こんにちは。和尚です。
私はそんなに本を読まない人なのですが、ブログをするようになって約3か月。
おかげでネタや興味が湧いてきて、いろいろと読書するようになりました。といってもまずYouTubeなんかで本の紹介をザッと内容を聞いてから興味があるものをピックアップして購入する感じです。
今回は一見避けたいような難しい本だけど、すごく読みやすく、人生の糧になる本を紹介します。特に組織トップの方にはオススメです。

貞観政要
むかし中国には「唐」という国がありました。皇帝の名は「太宗(たいそう)」
結構戦争ばかりしている歴史の中国のなかで、唯一平和であったのがこの太宗が納めた時代だったそうです。最も素晴らしい時代だったので、後世の人たちはお手本にするためにある本が大変重宝されました。
その名は「貞観政要(じょうがんせいよう)」
めちゃくちゃとっつきにくい名前ですね(笑)いやいやこれがおもしろい!
「貞観」というのはこの時代の元号。「政要」は政治の記録ということです。
なにがすごいのかと言うと、皇帝である太宗に対して側近たちが諫(いさ)めまくる本なのです。
「諫める」というのは、上の者に歯に衣着せぬ意見をバンバンすること。「諫言(かんげん)」と言います。

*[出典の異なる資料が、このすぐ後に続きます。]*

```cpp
template <int D, bool REPEL_ONE, bool STAMP>
__device__ __forceinline__ void sweep_unit(int lane, int A, int base, int s, int* tprog,
                                           int (&hint)[3],
                                           const double* __restrict__ X,
                                           const double* __restrict__ DP, double repel,
                                           bool repel_ok, double* __restrict__ F,
                                           double* __restrict__ H, size_t hs, int* err,
                                           long long limit, bool& give_up, double* rec,
                                           double* col, long long& spin, long long& t_first,
                                           double (&rout)[D]) {
  const size_t cbase = (size_t)base + 64 * (size_t)A;
  const bool rv = 64 * A + lane < s;
  double xr[D], racc[D], dr = 0.0;
#pragma unroll
  for (int k = 0; k < D; ++k) {
    xr[k] = rv ? X[(cbase + lane) * D + k] : 0.0;
    racc[k] = 0.0;
  }
  if (rv) dr = DP[cbase + lane];
  const bool rows_ok = repel_ok && __all(!rv || vertex_ok<D>(xr, dr));
  const int ncols = s - 64 * A;
  const int ntiles = (ncols + 63) >> 6;
  bool ok_prev = true;
  for (int tt = 0; tt < ntiles; ++tt) {
    bool spun = false, lead = true;
    if (A > 0) {
      const long long w =
          handover_wait<STAMP>(tprog + tt, tprog + min(tt + kLook, ntiles - 1), A, err, limit,
                               give_up, spun, lead);
      if (STAMP) {
        spin += w;
        hint[1] += spun;
        if (tt == 0) t_first = rt_now();
      }
      __atomic_signal_fence(__ATOMIC_SEQ_CST);
    }
    const int qc = 64 * tt + lane;
    const bool cv = qc < ncols;
    double xc[D], ic[D], dc = 0.0;
#pragma unroll
    for (int k = 0; k < D; ++k) {
      xc[k] = cv ? X[(cbase + qc) * D + k] : 0.0;
      ic[k] = (cv && A > 0) ? agent_ld(hand_at<D>(H, hs, cbase + qc, k)) : 0.0;
    }
    if (cv) dc = DP[cbase + qc];
    const bool ok_cur = __all(!cv || vertex_ok<D>(xc, dc));
    const int p = qc & (kSymRing - 1);
    if (tt > 0) {
#pragma unroll
      for (int k = 0; k < D; ++k) col[k * kColSlots + lane] = col[k * kColSlots + kColBase + lane];
    }
    const int cb = kColBase;
#pragma unroll
    for (int k = 0; k < D; ++k) {
      rec[k * kRecSlots + p] = xc[k];
      col[k * kColSlots + cb + lane] = ic[k];
    }
    rec[D * kRecSlots + p] = dc;
    if (!(tt & 1)) {
#pragma unroll
      for (int k = 0; k < D; ++k) rec[k * kRecSlots + p + kSymRing] = xc[k];
      rec[D * kRecSlots + p + kSymRing] = dc;
    }
    wave_lds_sync();
    const bool raised = sweep_prio(spun, lead);
    if (STAMP) hint[0] += raised;
    const bool fast = rows_ok && ok_cur && ok_prev;
    const int coff = cb - 64 * tt;
    if (tt < 2)
      col_steps<D, REPEL_ONE, true>(fast, 64 * tt, 64 * tt + 64, lane, coff, rec, col, xr, dr,
                                    repel, racc);
    else if (fast)
      tile_steps<D, REPEL_ONE, STAMP>(tt, lane, rec, col, xr, dr, repel, racc, hint[2]);
    else
      col_steps<D, REPEL_ONE, false>(false, 64 * tt, 64 * tt + 64, lane, coff, rec, col, xr, dr,
                                     repel, racc);
    ok_prev = ok_cur;
    if (tt >= 2) sym_handover<D>(tt - 1, lane, A + 1, ncols, cbase, col, cb - 64, H, hs, tprog);
    wave_lds_sync();
  }
  {
    const int p = (64 * ntiles + lane) & (kSymRing - 1);
#pragma unroll
    for (int k = 0; k <= D; ++k) {
      rec[k * kRecSlots + p] = 0.0;
      if (!(ntiles & 1)) rec[k * kRecSlots + p + kSymRing] = 0.0;
    }
#pragma unroll
    for (int k = 0; k < D; ++k) col[k * kColSlots + lane] = col[k * kColSlots + kColBase + lane];
    wave_lds_sync();
  }
  const int s0 = 64 * ntiles, s1 = ncols + 63;
  const int cbd = kColBase, coff = cbd - 64 * ntiles;
  if (ntiles < 2)
    col_steps<D, REPEL_ONE, true>(rows_ok && ok_prev, s0, s1, lane, coff, rec, col, xr, dr, repel,
                                  racc);
  else
    col_steps<D, REPEL_ONE, false>(rows_ok && ok_prev, s0, s1, lane, coff, rec, col, xr, dr, repel,
                                   racc);
  if (ntiles >= 2)
    sym_handover<D>(ntiles - 1, lane, A + 1, ncols, cbase, col, cbd - 64, H, hs, tprog);
  __builtin_amdgcn_s_setprio(0);
#pragma unroll
  for (int k = 0; k < D; ++k) rout[k] = racc[k];
}

__device__ __forceinline__ void stamp_unit(long long* stamps, int qi, long long t_take,
                                           long long t_first, long long spin,
                                           const int (&hint)[3]) {
  long long* w = stamps + (size_t)qi * kStampWords;
  w[0] = t_take;
  w[1] = t_first;
  w[2] = rt_now();
  w[3] = spin;
  w[4] = __builtin_amdgcn_s_getreg((31 << 11) | 4);
  w[5] = __builtin_amdgcn_s_getreg((31 << 11) | 20) | ((long long)hint[2] << 32);
  w[6] = hint[0];
  w[7] = hint[1];
}

constexpr int kUnitSweep = 0, kUnitRows = 1;

template <int D, bool REPEL_ONE, bool STAMP = false>
__global__ void __launch_bounds__(kSymT, 4)
faml_sym_repulse(int nunits, const int4* __restrict__ units, int* __restrict__ queue,
                 const int* __restrict__ pt_ip, const double* __restrict__ X,
                 const double* __restrict__ DP, double repel, double* __restrict__ F,
                 double* __restrict__ H, size_t hs, int* __restrict__ prog,
                 int* __restrict__ err, long long limit, long long* __restrict__ stamps) {
  constexpr int NW = kSymT / 64;
  static_assert(kRecSlots * (D + 1) >= 64 * SymW<D>::v, "row-block tile fits the record ring");
  __shared__ __attribute__((aligned(16))) double srec[NW][kRecSlots * (D + 1)];
  __shared__ __attribute__((aligned(16))) double scol[NW][kColSlots * D];
  const int lane = threadIdx.x & 63;
  double* rec = srec[threadIdx.x >> 6];
  double* col = scol[threadIdx.x >> 6];
  const bool repel_ok = REPEL_ONE || weight_ok(repel);
  bool give_up = false;
  for (;;) {
    int qi = 0;
    if (lane == 0) qi = atomicAdd(queue, 1);
    qi = __builtin_amdgcn_readfirstlane(qi);
    if (qi >= nunits) break;
    long long t_take = 0, t_first = 0, spin = 0;
    int hint[3] = {0, 0, 0};
    if (STAMP) t_take = t_first = rt_now();
    const int4 u = units[qi];
    const int A = u.y;
    const int base = pt_ip[u.x];
    const int s = pt_ip[u.x + 1] - base;
    const size_t rb = (size_t)base + 64 * (size_t)A;
    if (u.w == kUnitRows) {
      rows_block<D, REPEL_ONE>(lane, base, s, A, X, DP, repel, repel_ok, rec, F, u.z);
    } else {
      double racc[D];
      sweep_unit<D, REPEL_ONE, STAMP>(lane, A, base, s, prog + u.z + A, hint, X,
                                      DP, repel, repel_ok, F, H, hs, err, limit, give_up, rec,
                                      col, spin, t_first, racc);
      if (64 * A + lane < s) {
#pragma unroll
        for (int k = 0; k < D; ++k) F[(rb + lane) * D + k] = racc[k];
      }
    }
    if (STAMP && lane == 0) stamp_unit(stamps, qi, t_take, t_first, spin, hint);
    wave_lds_sync();
  }
  report_give_up(give_up, lane, err);
}

}
```

Measured before the change: 8.744.

## Interleave LDS record pairs for 128-bit reads and prefetch next record in tile loop

Changes the LDS record layout from one plane per component to interleaved pairs of doubles, so each record is fetched with vector-of-two loads instead of scalar LDS reads. For D<=3 it also adds a one-step lookahead in the fast tile loop, reading the next slot's record while the current pairwise term is computed, to hide LDS latency. The interleaved layout can change bank-conflict behaviour, and the lookahead holds extra registers that may reduce occupancy.

```diff
diff --git a/graph-embed_amd/csrc/ge_sym.hpp b/graph-embed_amd/csrc/ge_sym.hpp
--- a/graph-embed_amd/csrc/ge_sym.hpp
+++ b/graph-embed_amd/csrc/ge_sym.hpp
@@ -27,6 +27,52 @@
 constexpr int kSymRing = 128;
 constexpr int kRecSlots = 192;
 constexpr int kColBase = 64;
+
+typedef double rec_half __attribute__((ext_vector_type(2)));
+
+#ifndef GE_SYM_HALVES4
+#define GE_SYM_HALVES4 0
+#endif
+
+template <int D>
+struct SymRec {
+  static constexpr int halves = D == 4 ? GE_SYM_HALVES4 : (D + 1) / 2;
+  static constexpr int half_len = 2 * kRecSlots;
+  static constexpr int tail = halves * half_len;
+};
+
+template <int D>
+__device__ __forceinline__ void rec_read(const double* rec, int slot, double (&xq)[D + 1]) {
+  using R = SymRec<D>;
+#pragma unroll
+  for (int h = 0; h < R::halves; ++h) {
+    const rec_half v = *reinterpret_cast<const rec_half*>(rec + h * R::half_len + 2 * slot);
+    xq[2 * h] = v.x;
+    xq[2 * h + 1] = v.y;
+  }
+#pragma unroll
+  for (int k = 2 * R::halves; k <= D; ++k)
+    xq[k] = rec[R::tail + (k - 2 * R::halves) * kRecSlots + slot];
+}
+
+template <int D>
+__device__ __forceinline__ void rec_write(double* rec, int slot, const double (&x)[D], double d) {
+  using R = SymRec<D>;
+  double r[D + 1];
+#pragma unroll
+  for (int k = 0; k < D; ++k) r[k] = x[k];
+  r[D] = d;
+#pragma unroll
+  for (int h = 0; h < R::halves; ++h) {
+    rec_half v;
+    v.x = r[2 * h];
+    v.y = r[2 * h + 1];
+    *reinterpret_cast<rec_half*>(rec + h * R::half_len + 2 * slot) = v;
+  }
+#pragma unroll
+  for (int k = 2 * R::halves; k <= D; ++k)
+    rec[R::tail + (k - 2 * R::halves) * kRecSlots + slot] = r[k];
+}
 
 __device__ __forceinline__ void step_barrier() { asm volatile("" ::: "memory"); }
 
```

現代でも社長や会長に意見をすれば、最悪クビぐらいですが、この時代、皇帝に意見をするということは死に値するような行為。歴代皇帝は自分が一番なので気に入らない者はすぐ死刑にし、まわりはYESマンだけが残り、結果皇帝の欲望や贅沢によって国が滅びるということがほとんどでした。
そうはならぬよう、太宗自ら自分を諫めてもらう役職を設けました。その名も「諫議大夫(かんぎたいふ)」
普通耳の痛いことを言う身近な人は敬遠したいもの。しかしあえてそんな側近を登用したのです。その心は民衆を想う気持ち。これが太宗の心の柱であったから。
そして最も太宗が信頼した「魏徴(ぎちょう)」という諫議大夫。なんと戦争前は敵軍の参謀だったそう。自分を殺そうとしていた者を登用する太宗の懐の深さ。二人は礼節と立場を守りながら、生涯家族や友以上の関係となったのです。
トップであるからこそ自分の行いに対して叱ってくれる人を要することが大事であると。「貞観政要」はまさに帝王学の金字塔であります。
この本を読みながら、私も今の自分を省みるきっかけとなっています。
しかし皇帝が諫めまくられるところを覗いてみたいとおもいませんか?
その一節をご紹介しましょう。

誹謗中傷?
ある長官が国政について激しく批判する内容を上書(主君などに意見を述べた書状を差し出すこと)した。
それを見た太宗はとてもショック。腹が立って非難と取り、処罰させようとした。
そこで魏徴がこう諫めた。
「上書きというものは古来手厳しいものであります。手厳しくなければ、君主の心を動かすことはできません。手厳しさは為にする非難に似ております。長官の場合、そのいずれであるかどうかとくとご検討ください。」
「よくぞ申してくれた。ありがたく思うぞ。」
太宗は上書した長官に褒美を賜った。
ちゃんと魏徴が叱っていますね。しかも検討してくださいと、太宗の力量を信じての諫め方です。すばらしい。
先ほども言った通り、皇帝を非難するということは死を覚悟してのこと。ここに気づかず、ただ自分への誹謗中傷と取れば、本来の政治とはかけ離れてしまうということを気づかされる諫言ですね。
現代では様々な厳しい言葉がありますが、これを諫言と取るか、誹謗中傷と取るかはやはり見分ける耳がないといけません。しかし信頼する人の言葉には特に耳を傾けるべきであると、この貞観政要で教えられるのです。